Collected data
——

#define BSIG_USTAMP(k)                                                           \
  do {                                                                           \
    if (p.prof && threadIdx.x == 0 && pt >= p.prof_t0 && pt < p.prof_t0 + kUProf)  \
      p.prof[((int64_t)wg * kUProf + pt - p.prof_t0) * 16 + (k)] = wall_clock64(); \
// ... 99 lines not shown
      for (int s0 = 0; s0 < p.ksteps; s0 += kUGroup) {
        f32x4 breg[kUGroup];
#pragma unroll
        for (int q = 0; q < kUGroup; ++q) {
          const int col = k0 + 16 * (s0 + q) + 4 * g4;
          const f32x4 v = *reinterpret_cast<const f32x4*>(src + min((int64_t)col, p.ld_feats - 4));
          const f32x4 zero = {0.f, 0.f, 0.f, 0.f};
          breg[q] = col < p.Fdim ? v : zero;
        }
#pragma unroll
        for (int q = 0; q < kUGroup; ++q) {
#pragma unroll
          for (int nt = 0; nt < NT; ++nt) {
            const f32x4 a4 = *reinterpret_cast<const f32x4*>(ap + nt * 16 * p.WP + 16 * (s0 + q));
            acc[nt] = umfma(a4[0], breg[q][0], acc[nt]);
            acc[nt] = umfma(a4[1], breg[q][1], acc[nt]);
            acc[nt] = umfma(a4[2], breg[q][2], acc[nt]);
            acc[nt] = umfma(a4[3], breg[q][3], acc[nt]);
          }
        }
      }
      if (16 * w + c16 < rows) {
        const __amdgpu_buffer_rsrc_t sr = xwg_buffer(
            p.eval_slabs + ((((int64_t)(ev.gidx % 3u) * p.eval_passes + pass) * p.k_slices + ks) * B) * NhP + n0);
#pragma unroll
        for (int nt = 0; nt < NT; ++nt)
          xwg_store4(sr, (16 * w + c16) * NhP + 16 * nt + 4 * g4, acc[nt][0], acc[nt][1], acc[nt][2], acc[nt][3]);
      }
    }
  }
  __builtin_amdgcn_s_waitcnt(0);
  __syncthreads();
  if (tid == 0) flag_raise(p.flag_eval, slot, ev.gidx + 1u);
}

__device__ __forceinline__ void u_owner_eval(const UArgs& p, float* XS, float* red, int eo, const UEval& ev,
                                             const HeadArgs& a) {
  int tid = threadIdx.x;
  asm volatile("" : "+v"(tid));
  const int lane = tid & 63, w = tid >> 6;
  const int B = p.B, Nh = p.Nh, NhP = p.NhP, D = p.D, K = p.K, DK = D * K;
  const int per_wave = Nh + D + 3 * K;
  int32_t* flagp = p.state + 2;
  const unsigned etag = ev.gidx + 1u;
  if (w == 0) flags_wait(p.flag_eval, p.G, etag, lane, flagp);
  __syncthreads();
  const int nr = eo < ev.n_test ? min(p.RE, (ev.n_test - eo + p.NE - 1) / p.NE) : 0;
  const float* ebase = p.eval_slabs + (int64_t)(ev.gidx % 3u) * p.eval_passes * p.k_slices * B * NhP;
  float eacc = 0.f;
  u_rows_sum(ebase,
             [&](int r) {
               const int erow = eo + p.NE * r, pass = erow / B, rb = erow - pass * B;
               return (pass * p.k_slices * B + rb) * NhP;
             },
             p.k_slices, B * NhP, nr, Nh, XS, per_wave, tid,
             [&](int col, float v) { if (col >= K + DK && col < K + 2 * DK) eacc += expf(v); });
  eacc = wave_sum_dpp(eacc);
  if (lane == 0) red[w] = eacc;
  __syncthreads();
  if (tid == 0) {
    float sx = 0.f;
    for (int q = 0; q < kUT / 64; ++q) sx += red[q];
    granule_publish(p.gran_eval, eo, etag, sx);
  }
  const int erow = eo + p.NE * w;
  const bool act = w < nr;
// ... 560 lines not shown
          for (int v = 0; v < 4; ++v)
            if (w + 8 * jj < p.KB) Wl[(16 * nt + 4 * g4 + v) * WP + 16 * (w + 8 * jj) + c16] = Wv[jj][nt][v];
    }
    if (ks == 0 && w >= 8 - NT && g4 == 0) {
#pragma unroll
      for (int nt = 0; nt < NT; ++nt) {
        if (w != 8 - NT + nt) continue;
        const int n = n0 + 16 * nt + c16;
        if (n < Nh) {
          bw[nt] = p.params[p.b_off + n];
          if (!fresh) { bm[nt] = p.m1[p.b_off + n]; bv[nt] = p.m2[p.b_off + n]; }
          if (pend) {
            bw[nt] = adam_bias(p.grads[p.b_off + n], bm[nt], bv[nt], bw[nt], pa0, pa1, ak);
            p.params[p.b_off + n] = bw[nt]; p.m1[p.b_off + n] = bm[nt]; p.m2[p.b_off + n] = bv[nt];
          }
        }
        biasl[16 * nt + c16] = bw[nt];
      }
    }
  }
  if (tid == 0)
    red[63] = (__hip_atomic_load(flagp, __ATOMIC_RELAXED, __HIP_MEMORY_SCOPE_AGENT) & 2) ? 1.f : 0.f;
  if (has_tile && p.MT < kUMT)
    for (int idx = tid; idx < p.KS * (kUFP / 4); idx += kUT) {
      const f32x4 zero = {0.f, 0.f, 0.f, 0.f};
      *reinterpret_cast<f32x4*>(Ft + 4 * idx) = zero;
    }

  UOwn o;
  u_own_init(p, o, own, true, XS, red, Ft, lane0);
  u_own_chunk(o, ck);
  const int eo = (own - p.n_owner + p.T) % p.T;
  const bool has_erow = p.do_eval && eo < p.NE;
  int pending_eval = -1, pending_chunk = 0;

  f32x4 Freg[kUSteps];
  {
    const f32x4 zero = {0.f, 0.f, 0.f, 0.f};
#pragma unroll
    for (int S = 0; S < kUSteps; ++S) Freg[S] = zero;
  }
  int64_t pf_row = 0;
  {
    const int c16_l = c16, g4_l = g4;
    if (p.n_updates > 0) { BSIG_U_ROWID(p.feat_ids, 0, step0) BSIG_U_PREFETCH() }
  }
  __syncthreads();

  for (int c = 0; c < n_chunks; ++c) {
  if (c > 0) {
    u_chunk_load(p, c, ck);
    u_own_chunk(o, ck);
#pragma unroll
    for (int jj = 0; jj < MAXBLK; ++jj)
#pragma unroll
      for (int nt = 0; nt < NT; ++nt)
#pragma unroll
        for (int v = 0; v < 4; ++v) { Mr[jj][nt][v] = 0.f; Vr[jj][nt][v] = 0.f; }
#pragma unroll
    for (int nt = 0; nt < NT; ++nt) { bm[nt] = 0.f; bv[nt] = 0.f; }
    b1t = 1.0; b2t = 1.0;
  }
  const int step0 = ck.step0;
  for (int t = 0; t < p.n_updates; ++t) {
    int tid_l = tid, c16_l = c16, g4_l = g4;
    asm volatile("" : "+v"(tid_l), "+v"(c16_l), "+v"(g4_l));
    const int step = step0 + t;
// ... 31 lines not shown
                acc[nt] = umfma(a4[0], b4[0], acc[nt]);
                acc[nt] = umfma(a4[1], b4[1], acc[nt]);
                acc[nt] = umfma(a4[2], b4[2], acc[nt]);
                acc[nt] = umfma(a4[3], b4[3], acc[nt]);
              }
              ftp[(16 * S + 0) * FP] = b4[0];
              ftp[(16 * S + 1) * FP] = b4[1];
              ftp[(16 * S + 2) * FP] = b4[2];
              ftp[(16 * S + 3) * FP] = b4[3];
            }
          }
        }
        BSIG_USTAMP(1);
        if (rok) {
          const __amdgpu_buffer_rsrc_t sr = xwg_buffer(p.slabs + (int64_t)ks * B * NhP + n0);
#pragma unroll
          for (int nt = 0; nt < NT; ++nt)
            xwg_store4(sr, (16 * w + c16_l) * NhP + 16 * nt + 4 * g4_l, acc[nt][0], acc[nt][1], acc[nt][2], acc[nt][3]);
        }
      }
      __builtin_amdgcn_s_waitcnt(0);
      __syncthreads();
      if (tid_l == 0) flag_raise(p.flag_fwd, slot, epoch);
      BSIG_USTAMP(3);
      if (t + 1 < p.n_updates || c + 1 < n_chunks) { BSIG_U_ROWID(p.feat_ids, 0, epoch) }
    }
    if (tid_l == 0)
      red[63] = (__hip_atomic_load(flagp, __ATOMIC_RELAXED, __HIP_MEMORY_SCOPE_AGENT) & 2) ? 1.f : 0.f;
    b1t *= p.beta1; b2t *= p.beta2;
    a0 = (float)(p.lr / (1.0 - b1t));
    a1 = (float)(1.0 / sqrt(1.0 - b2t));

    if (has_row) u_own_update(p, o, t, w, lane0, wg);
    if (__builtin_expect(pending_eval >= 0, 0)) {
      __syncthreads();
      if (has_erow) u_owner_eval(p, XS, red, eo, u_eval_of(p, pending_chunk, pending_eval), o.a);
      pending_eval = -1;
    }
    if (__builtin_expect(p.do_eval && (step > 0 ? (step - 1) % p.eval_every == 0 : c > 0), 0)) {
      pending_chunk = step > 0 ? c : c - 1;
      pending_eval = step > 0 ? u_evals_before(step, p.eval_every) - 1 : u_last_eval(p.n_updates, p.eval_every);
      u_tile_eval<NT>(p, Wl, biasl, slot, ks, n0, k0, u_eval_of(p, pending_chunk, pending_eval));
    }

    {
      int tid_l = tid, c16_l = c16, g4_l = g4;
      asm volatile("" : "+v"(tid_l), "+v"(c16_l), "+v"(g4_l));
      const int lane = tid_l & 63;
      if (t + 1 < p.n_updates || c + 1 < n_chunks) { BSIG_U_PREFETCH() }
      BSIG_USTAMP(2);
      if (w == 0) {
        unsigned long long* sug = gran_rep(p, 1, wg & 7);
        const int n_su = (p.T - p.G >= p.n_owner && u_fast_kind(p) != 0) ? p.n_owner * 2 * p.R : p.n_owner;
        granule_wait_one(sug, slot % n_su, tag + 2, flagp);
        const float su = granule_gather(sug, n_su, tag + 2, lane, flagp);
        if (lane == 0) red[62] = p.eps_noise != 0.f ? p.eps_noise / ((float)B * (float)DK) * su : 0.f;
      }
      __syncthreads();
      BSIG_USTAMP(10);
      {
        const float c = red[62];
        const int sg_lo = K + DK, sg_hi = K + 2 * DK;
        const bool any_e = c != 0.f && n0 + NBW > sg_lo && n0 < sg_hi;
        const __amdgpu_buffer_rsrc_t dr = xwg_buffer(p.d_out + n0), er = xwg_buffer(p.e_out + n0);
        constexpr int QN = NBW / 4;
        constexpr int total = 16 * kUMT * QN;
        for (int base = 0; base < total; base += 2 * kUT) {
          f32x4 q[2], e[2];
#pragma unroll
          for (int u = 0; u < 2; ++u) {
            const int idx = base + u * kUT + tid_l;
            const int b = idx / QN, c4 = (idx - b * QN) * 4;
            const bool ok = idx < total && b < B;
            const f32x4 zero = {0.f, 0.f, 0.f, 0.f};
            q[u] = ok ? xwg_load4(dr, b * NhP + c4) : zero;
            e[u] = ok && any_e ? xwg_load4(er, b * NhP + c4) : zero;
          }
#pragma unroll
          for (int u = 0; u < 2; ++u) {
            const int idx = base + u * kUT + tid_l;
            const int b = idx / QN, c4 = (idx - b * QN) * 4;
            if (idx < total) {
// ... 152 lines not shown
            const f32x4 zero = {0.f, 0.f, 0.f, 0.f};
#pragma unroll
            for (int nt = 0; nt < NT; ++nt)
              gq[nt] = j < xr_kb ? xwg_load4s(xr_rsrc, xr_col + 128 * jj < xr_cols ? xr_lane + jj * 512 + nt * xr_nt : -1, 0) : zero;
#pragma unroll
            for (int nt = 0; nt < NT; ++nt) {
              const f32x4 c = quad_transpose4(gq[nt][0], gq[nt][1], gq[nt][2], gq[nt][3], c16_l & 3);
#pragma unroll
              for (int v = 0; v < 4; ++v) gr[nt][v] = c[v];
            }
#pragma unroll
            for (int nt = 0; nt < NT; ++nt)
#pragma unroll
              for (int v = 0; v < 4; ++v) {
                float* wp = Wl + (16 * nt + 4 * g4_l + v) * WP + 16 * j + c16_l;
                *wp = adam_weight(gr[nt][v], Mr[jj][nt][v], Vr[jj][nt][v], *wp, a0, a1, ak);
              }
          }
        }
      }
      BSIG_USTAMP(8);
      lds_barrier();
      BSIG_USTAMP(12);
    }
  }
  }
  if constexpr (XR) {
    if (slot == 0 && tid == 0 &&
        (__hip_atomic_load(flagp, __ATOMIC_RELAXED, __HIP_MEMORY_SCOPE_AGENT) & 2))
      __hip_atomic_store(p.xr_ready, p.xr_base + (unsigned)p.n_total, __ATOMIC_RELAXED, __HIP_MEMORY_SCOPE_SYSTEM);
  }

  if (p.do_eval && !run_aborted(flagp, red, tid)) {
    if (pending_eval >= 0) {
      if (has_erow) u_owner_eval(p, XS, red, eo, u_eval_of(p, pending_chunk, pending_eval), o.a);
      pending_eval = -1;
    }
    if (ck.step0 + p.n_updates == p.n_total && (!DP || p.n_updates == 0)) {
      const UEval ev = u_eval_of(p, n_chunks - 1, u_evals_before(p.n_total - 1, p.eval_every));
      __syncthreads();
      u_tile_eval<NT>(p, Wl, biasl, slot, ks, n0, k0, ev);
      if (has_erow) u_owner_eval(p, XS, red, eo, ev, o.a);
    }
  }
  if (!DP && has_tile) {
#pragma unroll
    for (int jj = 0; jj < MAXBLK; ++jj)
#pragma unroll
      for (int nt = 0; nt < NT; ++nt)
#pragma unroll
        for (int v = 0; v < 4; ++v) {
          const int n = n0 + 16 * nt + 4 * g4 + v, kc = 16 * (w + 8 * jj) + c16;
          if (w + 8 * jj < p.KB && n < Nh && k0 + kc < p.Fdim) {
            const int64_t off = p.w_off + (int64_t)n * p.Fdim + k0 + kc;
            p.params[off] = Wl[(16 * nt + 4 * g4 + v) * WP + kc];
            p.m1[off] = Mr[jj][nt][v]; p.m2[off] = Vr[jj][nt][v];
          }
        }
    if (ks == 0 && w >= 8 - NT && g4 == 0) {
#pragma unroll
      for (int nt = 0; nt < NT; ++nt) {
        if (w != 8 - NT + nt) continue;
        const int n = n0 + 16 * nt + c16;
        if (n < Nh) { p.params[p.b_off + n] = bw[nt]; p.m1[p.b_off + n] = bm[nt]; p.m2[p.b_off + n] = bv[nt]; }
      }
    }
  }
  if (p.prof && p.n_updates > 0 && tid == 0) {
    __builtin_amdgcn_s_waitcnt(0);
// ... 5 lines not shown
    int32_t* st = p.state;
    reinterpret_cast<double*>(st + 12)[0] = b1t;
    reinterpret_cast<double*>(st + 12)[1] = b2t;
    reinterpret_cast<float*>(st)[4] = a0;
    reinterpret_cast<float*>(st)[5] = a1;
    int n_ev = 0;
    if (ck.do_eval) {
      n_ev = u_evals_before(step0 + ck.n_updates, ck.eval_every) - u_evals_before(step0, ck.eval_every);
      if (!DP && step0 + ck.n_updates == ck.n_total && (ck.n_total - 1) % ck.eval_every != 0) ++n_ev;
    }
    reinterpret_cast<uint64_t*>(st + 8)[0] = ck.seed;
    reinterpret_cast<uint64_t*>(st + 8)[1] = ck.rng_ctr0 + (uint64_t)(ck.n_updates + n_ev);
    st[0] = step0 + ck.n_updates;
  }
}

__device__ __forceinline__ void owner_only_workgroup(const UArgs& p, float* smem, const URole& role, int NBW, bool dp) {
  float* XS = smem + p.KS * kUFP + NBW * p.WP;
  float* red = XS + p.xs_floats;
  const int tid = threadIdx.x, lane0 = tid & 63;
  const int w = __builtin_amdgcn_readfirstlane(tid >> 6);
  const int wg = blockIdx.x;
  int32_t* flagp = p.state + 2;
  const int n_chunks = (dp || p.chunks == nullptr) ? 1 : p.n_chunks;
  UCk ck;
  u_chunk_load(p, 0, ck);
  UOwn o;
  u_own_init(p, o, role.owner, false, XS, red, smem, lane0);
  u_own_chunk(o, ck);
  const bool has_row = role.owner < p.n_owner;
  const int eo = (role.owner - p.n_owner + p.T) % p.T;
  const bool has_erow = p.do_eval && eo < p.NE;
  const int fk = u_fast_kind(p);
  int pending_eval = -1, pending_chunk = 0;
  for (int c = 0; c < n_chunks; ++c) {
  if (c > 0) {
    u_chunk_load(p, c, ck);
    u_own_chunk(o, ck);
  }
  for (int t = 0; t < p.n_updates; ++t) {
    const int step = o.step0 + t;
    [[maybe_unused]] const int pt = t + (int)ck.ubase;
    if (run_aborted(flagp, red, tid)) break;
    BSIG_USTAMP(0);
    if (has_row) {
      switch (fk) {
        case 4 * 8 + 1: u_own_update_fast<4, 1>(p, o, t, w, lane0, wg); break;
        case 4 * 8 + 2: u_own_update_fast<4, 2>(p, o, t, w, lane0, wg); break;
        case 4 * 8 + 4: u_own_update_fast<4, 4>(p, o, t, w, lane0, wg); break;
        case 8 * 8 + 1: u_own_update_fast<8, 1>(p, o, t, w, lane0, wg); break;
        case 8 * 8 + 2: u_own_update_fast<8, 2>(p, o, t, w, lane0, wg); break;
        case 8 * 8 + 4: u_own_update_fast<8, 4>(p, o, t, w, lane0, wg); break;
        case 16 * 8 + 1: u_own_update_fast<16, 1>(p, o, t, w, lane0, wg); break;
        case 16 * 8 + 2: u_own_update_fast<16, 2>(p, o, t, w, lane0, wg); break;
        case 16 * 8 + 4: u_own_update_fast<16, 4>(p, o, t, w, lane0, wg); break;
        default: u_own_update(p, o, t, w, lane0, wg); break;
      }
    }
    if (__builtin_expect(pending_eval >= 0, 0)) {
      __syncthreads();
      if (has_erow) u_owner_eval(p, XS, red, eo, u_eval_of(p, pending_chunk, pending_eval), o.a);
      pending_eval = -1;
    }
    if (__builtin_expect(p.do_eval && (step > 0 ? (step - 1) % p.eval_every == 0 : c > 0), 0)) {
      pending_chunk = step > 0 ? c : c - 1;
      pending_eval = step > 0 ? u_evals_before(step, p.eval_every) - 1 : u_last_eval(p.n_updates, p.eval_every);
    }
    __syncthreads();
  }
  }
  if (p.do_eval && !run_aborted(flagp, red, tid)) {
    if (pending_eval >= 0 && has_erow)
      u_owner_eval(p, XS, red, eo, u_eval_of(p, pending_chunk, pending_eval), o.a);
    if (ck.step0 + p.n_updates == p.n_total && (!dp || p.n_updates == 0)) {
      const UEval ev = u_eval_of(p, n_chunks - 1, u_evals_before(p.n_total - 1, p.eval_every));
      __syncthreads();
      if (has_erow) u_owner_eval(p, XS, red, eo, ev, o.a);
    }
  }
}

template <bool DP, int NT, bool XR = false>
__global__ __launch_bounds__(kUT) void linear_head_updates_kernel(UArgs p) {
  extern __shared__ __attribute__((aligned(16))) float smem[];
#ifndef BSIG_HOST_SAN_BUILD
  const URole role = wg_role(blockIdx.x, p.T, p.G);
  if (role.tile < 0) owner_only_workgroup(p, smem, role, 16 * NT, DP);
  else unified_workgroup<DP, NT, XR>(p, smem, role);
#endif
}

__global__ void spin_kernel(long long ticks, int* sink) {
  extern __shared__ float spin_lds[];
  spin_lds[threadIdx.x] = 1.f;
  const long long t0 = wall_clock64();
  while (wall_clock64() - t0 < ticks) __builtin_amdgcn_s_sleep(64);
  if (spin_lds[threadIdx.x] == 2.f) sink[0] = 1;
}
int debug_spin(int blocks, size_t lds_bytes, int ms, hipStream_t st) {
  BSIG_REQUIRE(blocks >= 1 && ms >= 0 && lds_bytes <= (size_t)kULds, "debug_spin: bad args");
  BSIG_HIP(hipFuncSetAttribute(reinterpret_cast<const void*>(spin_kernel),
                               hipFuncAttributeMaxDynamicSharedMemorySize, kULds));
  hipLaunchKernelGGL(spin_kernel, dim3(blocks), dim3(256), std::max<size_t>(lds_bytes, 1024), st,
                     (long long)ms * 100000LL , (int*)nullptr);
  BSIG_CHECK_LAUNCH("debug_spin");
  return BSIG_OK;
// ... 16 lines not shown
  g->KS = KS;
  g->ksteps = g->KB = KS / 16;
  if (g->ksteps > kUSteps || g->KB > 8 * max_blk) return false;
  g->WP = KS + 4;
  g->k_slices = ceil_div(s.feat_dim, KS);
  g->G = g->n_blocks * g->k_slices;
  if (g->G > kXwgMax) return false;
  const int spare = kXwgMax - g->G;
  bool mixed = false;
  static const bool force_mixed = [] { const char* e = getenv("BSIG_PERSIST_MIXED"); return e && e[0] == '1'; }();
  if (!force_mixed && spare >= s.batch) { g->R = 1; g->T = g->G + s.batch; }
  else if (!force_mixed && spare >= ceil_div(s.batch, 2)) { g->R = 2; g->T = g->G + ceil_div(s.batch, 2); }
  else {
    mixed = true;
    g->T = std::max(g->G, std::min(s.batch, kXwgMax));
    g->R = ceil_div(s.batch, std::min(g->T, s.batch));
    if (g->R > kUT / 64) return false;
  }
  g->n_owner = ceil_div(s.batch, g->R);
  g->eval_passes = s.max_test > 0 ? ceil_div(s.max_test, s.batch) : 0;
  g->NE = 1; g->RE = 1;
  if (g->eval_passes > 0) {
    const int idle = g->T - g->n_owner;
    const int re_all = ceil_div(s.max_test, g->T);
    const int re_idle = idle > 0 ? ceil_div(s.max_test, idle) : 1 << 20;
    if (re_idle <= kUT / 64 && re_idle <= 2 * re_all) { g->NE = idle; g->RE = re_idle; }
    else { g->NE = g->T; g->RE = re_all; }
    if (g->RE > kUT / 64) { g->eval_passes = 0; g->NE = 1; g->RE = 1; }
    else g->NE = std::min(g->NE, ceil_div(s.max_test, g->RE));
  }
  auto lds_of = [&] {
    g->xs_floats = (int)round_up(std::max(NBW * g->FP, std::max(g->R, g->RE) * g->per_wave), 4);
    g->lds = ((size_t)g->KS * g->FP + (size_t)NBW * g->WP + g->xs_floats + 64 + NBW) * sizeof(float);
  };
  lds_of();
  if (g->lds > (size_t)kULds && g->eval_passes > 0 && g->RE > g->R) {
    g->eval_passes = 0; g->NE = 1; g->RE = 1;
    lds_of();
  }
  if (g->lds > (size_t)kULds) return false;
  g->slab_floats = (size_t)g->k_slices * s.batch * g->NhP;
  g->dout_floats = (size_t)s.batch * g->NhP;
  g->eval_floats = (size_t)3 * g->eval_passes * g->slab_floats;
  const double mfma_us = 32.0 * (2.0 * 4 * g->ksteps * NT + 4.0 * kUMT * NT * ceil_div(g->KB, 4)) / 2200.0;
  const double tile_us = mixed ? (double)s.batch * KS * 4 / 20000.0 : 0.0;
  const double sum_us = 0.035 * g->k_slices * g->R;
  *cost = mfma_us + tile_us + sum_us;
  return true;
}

——

▶ _Problem description_
With the line that has "if (slot == 0 && tid == 0 &&" as the first and the line that has "if (pending_eval >= 0)" as the last, repeat exactly that run of lines above and no more.

▶ _Answer_
    if (slot == 0 && tid == 0 &&
        (__hip_atomic_load(flagp, __ATOMIC_RELAXED, __HIP_MEMORY_SCOPE_AGENT) & 2))
      __hip_atomic_store(p.xr_ready, p.xr_base + (unsigned)p.n_total, __ATOMIC_RELAXED, __HIP_MEMORY_SCOPE_SYSTEM);
  }

  if (p.do_eval && !run_aborted(flagp, red, tid)) {
    if (pending_eval >= 0) {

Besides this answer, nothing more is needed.